● **What is expected**: Take the entries below and print, exactly, the stretch from the line containing "const float a" through the line containing "if (el < BT", both included.

[Collected data]
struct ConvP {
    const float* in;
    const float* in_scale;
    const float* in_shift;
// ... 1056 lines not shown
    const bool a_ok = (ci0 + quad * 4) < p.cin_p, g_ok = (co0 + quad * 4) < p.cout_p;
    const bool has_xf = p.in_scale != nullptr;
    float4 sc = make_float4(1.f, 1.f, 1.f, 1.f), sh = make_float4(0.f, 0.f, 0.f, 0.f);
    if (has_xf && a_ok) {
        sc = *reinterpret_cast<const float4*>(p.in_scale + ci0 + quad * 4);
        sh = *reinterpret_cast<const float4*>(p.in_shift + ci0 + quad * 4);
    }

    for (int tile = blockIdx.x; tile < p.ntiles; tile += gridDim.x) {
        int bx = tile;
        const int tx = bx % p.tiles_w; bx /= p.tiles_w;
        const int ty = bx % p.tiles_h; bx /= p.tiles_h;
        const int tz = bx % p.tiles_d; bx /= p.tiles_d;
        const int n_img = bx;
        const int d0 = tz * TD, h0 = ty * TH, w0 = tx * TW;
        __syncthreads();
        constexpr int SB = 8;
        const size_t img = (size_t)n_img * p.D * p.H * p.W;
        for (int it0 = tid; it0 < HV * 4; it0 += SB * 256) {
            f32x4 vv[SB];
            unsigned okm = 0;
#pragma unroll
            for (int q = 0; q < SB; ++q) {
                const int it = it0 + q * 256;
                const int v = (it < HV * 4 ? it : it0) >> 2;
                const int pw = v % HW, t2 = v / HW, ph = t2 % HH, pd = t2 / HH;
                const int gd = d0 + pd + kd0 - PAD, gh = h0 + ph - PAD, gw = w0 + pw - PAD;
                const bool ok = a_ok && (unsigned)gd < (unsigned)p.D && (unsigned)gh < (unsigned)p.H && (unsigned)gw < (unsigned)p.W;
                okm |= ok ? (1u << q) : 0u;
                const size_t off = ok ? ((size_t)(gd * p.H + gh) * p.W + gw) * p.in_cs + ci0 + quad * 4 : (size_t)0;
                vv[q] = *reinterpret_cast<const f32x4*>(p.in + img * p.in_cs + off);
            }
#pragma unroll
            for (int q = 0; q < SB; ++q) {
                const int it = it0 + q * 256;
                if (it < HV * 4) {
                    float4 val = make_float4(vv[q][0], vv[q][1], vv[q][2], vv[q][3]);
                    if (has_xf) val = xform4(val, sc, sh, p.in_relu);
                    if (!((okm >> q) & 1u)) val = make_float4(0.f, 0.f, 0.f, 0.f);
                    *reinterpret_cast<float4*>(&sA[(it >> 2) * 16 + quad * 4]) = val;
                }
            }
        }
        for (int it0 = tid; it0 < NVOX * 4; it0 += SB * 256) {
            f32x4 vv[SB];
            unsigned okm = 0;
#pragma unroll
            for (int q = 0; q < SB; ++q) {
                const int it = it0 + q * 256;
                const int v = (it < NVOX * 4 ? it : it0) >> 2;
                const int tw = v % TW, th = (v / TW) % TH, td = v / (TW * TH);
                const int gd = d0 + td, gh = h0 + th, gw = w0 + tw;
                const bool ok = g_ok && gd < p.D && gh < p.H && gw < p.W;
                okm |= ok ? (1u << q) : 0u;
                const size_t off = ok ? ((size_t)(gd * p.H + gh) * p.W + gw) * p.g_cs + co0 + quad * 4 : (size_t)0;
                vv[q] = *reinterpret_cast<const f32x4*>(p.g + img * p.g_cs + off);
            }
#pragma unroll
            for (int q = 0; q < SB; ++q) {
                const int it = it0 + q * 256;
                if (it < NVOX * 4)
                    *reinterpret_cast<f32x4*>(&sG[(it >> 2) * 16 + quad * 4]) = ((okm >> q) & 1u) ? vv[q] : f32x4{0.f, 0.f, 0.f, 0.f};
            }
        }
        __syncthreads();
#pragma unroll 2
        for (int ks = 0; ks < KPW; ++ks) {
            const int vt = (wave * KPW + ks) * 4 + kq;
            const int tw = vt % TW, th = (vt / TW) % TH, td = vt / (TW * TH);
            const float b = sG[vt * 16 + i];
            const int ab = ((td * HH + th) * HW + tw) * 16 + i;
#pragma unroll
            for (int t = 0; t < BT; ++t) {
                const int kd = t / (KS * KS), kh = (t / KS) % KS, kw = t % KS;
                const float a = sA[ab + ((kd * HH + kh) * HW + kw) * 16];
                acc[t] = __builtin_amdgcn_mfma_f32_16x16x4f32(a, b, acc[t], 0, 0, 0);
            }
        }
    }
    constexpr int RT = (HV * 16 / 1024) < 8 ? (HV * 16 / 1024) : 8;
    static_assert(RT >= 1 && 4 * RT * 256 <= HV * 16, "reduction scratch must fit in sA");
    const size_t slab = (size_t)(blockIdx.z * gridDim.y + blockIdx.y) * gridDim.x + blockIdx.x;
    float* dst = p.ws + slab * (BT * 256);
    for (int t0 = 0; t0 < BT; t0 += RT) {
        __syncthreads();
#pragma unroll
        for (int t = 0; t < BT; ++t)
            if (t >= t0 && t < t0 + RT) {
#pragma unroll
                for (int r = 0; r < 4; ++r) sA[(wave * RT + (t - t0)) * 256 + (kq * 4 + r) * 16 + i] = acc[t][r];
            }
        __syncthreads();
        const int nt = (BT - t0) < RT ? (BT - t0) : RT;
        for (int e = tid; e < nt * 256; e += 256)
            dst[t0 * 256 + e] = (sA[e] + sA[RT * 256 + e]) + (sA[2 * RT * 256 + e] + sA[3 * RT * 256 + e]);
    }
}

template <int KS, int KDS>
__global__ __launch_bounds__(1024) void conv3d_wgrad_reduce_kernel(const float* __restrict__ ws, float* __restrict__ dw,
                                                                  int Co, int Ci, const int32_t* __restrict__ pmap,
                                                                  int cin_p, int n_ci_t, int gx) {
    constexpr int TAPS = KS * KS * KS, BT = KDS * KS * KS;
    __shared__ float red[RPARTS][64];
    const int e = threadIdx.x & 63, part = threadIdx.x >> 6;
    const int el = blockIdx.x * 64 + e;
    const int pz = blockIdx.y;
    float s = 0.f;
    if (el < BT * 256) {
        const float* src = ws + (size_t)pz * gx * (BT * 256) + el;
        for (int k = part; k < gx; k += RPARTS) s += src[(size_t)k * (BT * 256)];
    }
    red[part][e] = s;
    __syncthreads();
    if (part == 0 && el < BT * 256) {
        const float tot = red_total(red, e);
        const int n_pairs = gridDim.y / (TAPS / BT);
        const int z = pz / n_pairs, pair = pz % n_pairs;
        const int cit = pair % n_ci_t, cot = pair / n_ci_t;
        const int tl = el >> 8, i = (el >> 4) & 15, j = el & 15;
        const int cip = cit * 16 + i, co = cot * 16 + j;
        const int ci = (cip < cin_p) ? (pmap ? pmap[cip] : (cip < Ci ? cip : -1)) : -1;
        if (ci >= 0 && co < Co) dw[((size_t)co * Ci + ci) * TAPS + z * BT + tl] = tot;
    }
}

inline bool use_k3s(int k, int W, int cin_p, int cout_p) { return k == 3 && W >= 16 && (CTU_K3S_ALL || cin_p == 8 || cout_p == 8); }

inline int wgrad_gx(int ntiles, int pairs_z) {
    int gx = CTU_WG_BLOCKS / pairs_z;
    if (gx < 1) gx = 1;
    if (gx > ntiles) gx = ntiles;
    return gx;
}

● **Reply**:
                const float a = sA[ab + ((kd * HH + kh) * HW + kw) * 16];
                acc[t] = __builtin_amdgcn_mfma_f32_16x16x4f32(a, b, acc[t], 0, 0, 0);
            }
        }
    }
    constexpr int RT = (HV * 16 / 1024) < 8 ? (HV * 16 / 1024) : 8;
    static_assert(RT >= 1 && 4 * RT * 256 <= HV * 16, "reduction scratch must fit in sA");
    const size_t slab = (size_t)(blockIdx.z * gridDim.y + blockIdx.y) * gridDim.x + blockIdx.x;
    float* dst = p.ws + slab * (BT * 256);
    for (int t0 = 0; t0 < BT; t0 += RT) {
        __syncthreads();
#pragma unroll
        for (int t = 0; t < BT; ++t)
            if (t >= t0 && t < t0 + RT) {
#pragma unroll
                for (int r = 0; r < 4; ++r) sA[(wave * RT + (t - t0)) * 256 + (kq * 4 + r) * 16 + i] = acc[t][r];
            }
        __syncthreads();
        const int nt = (BT - t0) < RT ? (BT - t0) : RT;
        for (int e = tid; e < nt * 256; e += 256)
            dst[t0 * 256 + e] = (sA[e] + sA[RT * 256 + e]) + (sA[2 * RT * 256 + e] + sA[3 * RT * 256 + e]);
    }
}

template <int KS, int KDS>
__global__ __launch_bounds__(1024) void conv3d_wgrad_reduce_kernel(const float* __restrict__ ws, float* __restrict__ dw,
                                                                  int Co, int Ci, const int32_t* __restrict__ pmap,
                                                                  int cin_p, int n_ci_t, int gx) {
    constexpr int TAPS = KS * KS * KS, BT = KDS * KS * KS;
    __shared__ float red[RPARTS][64];
    const int e = threadIdx.x & 63, part = threadIdx.x >> 6;
    const int el = blockIdx.x * 64 + e;
    const int pz = blockIdx.y;
    float s = 0.f;
    if (el < BT * 256) {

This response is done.